Friday, 5 September 2025

49 auctions

 Tuesday games night began with message fro Sam containing a photo of a pile a Heck Meck tiles with the comment “Joe just beat me 15-0”


By the time I'd arrived, though the attendance had swelled to six of us. Joe and Sam were joined by Martin, Pete, Katy and myself.

Katy joined last and tried to remember if she'd met Pete before and she wondered whether or not to turn down the c*nt level. She discussed this out loud such that, whatever level she finally chose, Pete was prewarned about what to expect. 

Although, as it transpired, there were to be few opportunities for evil tonight, as the games tended towards the more party end of the scale. We began with Invaluable, an auction game in which players bid on cards of two colours and add it to their tableau to try and make continuous runs of the same colour for points. All cards were dealt out, and each one would be put up for auction by the end of the game.


“49 auctions?” asked Joe, incredulously. And he kept a rough count of how many auctions were remaining. “Only 25 auctions left,” he cheerily pointed out, mid game.

Martin and Katy were the last players who bought anything, with Martin bidding 3 every time, trying to push up the price. We began with only 12 tokens, so I wonder if we were too timid. The money from winning bids would go to the player auctioning the card and if the auctioneer bought their own card ("eating your own shit," we soon dubbed it) then the money would leave the game entirely.

In the final reckoning, my row of seven yellows scored me a bumper crop and I ended up winning.


Andrew 48
Sam 46
Katy 46
Martin 41
Paul 37
Joe 35

Interesting game, but that’s quite a slim game mechanic to stretch across 49 auctions.

Since there were six of us sitting around a circular table, it seemed to lend itself to a couple of team games. First was Team Trio, the game where you have to collect three of a kind by choosing from other peoples’ hands, asking “play your lowest card”. We split into teams of two, and every time someone completed a three-of-a-kind, the other two pairs were allowed to exchange cards, and Katy and I demonstrated some top level psychic connection as we kept swapping cards of the same value.

Martin & Joe 2
Katy & Andrew 1
Sam & Pete 0

We stayed sitting where we were for another team game: Team Play. Joe experience a little bit of a Mendela Effect when he seemed convinced that the cards in this game went up to 9, whereas they only reach 8. I was actually about to agree with Joe until Martin pointed out the truth of the matter.

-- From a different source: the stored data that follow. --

template <class G, int NT>
void launch_ws(const ConvArgs& a, int tiles_x, int tiles_y, int flip, hipStream_t s) {
    const int n_tiles = tiles_x * tiles_y * a.n, groups = a.c_out / (NT * 32);
    const dim3 grid((unsigned)std::max(1, std::min(n_tiles, ws_target_wgs() / groups)), (unsigned)groups);
    const WsLayout lay = ws_layout(a, G::RECS, G::ACC, NT, a.bnred_partials != nullptr || a.bnred_acc != nullptr);
    const int wres = lay.wres;
    const size_t lds = lay.lds;
    const int e_off = lay.e_off;
    static const int filter_regs_env = getenv("ANH_WS_FILTER_REGS") ? atoi(getenv("ANH_WS_FILTER_REGS")) : 1;
    const int ps = lay.ps;
    static const int bands_env = getenv("ANH_WS_XCD_BANDS") ? atoi(getenv("ANH_WS_XCD_BANDS")) : 1;
    const int bands = bands_env && grid.x % 8 == 0 && grid.x >= 8 ? 1 : 0;
    const int flags = wres | (bands << 4) | ((filter_regs_env ? 0 : 1) << 19);
    auto launch = [&](auto kernel) {
        const dim3 block(512);
        ensure_dynamic_lds(reinterpret_cast<const void*>(kernel), lds);
#ifndef ANH_WS_PROFILE
        hipLaunchKernelGGL(kernel, grid, block, lds, s, a, tiles_x, tiles_y, flip, (long long*)nullptr, flags, e_off);
#else
        static const int prof_on = getenv("ANH_WS_PROF") ? atoi(getenv("ANH_WS_PROF")) : 0;
        static long long* prof = nullptr;
        if (prof_on && !prof) HIP_CHECK(hipMalloc(&prof, 1024 * 12 * 8 * sizeof(long long)));
        static const int nostore = getenv("ANH_WS_PROF_NOSTORE") ? atoi(getenv("ANH_WS_PROF_NOSTORE")) : 0;
        hipLaunchKernelGGL(kernel, grid, block, lds, s, a, tiles_x, tiles_y, flip, prof_on ? prof : nullptr, flags | (nostore << 6), e_off);
        if (prof_on) {
            HIP_CHECK(hipStreamSynchronize(s));
            const int nwg = grid.x * grid.y, nw = 8, nc = 4;
            std::vector<long long> h((size_t)nwg * nw * 8);
            HIP_CHECK(hipMemcpy(h.data(), prof, h.size() * sizeof(long long), hipMemcpyDeviceToHost));
            double pa = 0, pb = 0, pc = 0, ca = 0, cb = 0, cc = 0, cd = 0, items = 0;
            long long first_entry = h[4], last_exit = h[7];
            double entry = 0, pro = 0, loop = 0, tail = 0, cycles = 0;
            for (int w = 0; w < nwg; ++w) {
                for (int v = 0; v < nw; ++v) { first_entry = std::min(first_entry, h[(w * nw + v) * 8 + 4]); last_exit = std::max(last_exit, h[(w * nw + v) * 8 + 7]); }
                for (int v = 0; v < nc; ++v) { ca += h[(w * nw + v) * 8]; cb += h[(w * nw + v) * 8 + 1]; cc += h[(w * nw + v) * 8 + 2]; cd += h[(w * nw + v) * 8 + 5]; }
                for (int v = nc; v < nw; ++v) { pa += h[(w * nw + v) * 8]; pb += h[(w * nw + v) * 8 + 1]; pc += h[(w * nw + v) * 8 + 2]; }
                items += h[(w * nw) * 8 + 3];
            }
            for (int w = 0; w < nwg; ++w)
                for (int v = nc; v < nw; ++v) {
                    const long long* o = &h[(w * nw + v) * 8];
                    entry += (double)(o[4] - first_entry); pro += (double)(o[5] - o[4]); loop += (double)(o[6] - o[5]); tail += (double)(o[7] - o[6]);
                    cycles += (double)o[3];
                }
            const double k = 1.0 / (4.0 * nwg) / 100.0;
            fprintf(stderr, "[ws prof] geo_recs=%d NT=%d kind=%d c_red=%d wgs=%d items/wg=%.1f | producer us: commit %.1f fetch %.1f barrier %.1f | consumer us: mfma %.1f drain %.1f store %.1f barrier %.1f"
                            " | kernel %.1f us = launch skew %.1f + prologue %.1f + loop %.1f + tail %.1f (+ drain to the last wave) | clock in the loop %.0f MHz\n",
                    G::RECS, NT, a.src.kind, a.c_red, nwg, items / nwg, pa * k, pb * k, pc * k, ca * k, cd * k, cb * k, cc * k,
                    (double)(last_exit - first_entry) / 100.0, entry * k, pro * k, loop * k, tail * k, loop > 0 ? cycles / loop * 100.0 : 0.0);
        }
#endif
    };
    if (a.out_scale) {
        ANH_REQUIRE(a.out_shift && !a.stat_partials && !a.bnred_partials && !a.stat_acc && !a.bnred_acc && !a.out_accumulate && !a.out2, "conv_ws: the activation-storing form takes no training epilogue");
        if (a.head_out) {
            if constexpr (std::is_same<G, GeoS1>::value && NT == 1) {
                ANH_REQUIRE(conv_head_in_epilogue_ok(a) && a.head_w && a.head_bias, "conv_ws: this layer cannot take the head in its epilogue");
                switch (a.src.kind) {
                    case SRC_RAW: launch(conv3x3_ws_kernel<G, NT, SRC_RAW, true, true, 0, true>); break;
                    case SRC_SUM2: launch(conv3x3_ws_kernel<G, NT, SRC_SUM2, true, true, 0, true>); break;
                    default: fail(ANH_ERR_INTERNAL, "conv_ws: the activation-storing form reads post-activation tensors");
                }
            } else fail(ANH_ERR_INTERNAL, "conv_ws: the head-in-epilogue form exists for the stride-1 32-channel kernel only");
            HIP_CHECK(hipGetLastError());
            return;
        }
        switch (a.src.kind) {
            case SRC_RAW: launch(conv3x3_ws_kernel<G, NT, SRC_RAW, true, true>); break;
            case SRC_SUM2: launch(conv3x3_ws_kernel<G, NT, SRC_SUM2, true, true>); break;
            default: fail(ANH_ERR_INTERNAL, "conv_ws: the activation-storing form reads post-activation tensors");
        }
        HIP_CHECK(hipGetLastError());
        return;
    }
    const bool fwd_form = (a.stat_partials || a.stat_acc) && !a.bnred_partials && !a.bnred_acc && !a.out_accumulate && !a.out2;
    if (fwd_form) {
        switch (a.src.kind) {
            case SRC_RAW: launch(conv3x3_ws_kernel<G, NT, SRC_RAW, true>); break;
            case SRC_ACT: launch(conv3x3_ws_kernel<G, NT, SRC_ACT, true>); break;
            case SRC_ACT2: launch(conv3x3_ws_kernel<G, NT, SRC_ACT2, true>); break;
            default: fail(ANH_ERR_INTERNAL, "conv_ws: no forward-only form for this source kind");
        }
        HIP_CHECK(hipGetLastError());
        return;
    }
    if (ps == 1) { launch(conv3x3_ws_kernel<G, NT, SRC_RAW, false, false, 1>); HIP_CHECK(hipGetLastError()); return; }
    if constexpr (G::ACC < 4 && G::ACC * NT <= 4) {
        if (ps == 4 && !a.out2) { launch(conv3x3_ws_kernel<G, NT, SRC_RAW, false, false, 4>); HIP_CHECK(hipGetLastError()); return; }
    }
    if (ps == 5 && !a.out2) { launch(conv3x3_ws_kernel<G, NT, SRC_RAW, false, false, 5>); HIP_CHECK(hipGetLastError()); return; }
    if (ps == 5) { launch(conv3x3_ws_kernel<G, NT, SRC_RAW, false, false, 1>); HIP_CHECK(hipGetLastError()); return; }
    switch (a.src.kind) {
        case SRC_RAW: launch(conv3x3_ws_kernel<G, NT, SRC_RAW>); break;
        case SRC_ACT: launch(conv3x3_ws_kernel<G, NT, SRC_ACT>); break;
        default: launch(conv3x3_ws_kernel<G, NT, SRC_ACT2>); break;
    }
    HIP_CHECK(hipGetLastError());
}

So, with the fabric of the universe back in place, we began. It was close at first, with all three teams having three tricks each. Then Martin and Joe got three more tricks in their next turns.


I often got “style points” for completing missions that don’t rely on matching colours with cards in matching colours. But style points don’t have a value. Not even as a tie-breaker. Instead Katy and I went for high value missions, meaning that although Martin and Joe triggered the game end, we had more points at the final count.

Katy & Andrew 30
Joe & Martin 27
Sam & Pete 25

I had time for one more quick one and it was Captain Obvious. In this game, we use our wipe-clean board to write a sentence of random length containing a word chosen by a player from a card. Then our boards are passed to the left and our neighbours delete one word, replacing it with “blank”. The idea is to read out the sentence and hope the other players can’t guess what the missing word is. A point to the reader if no one can guess, but a point to the writer and the guesser if they get it right.


Martin 11
Joe 7
Katy 7
Sam 6
Pete 4
Andrew 3

And with that, I had my rucksack back on my back, despite talk of So Clover, and off into the night. Thanks all.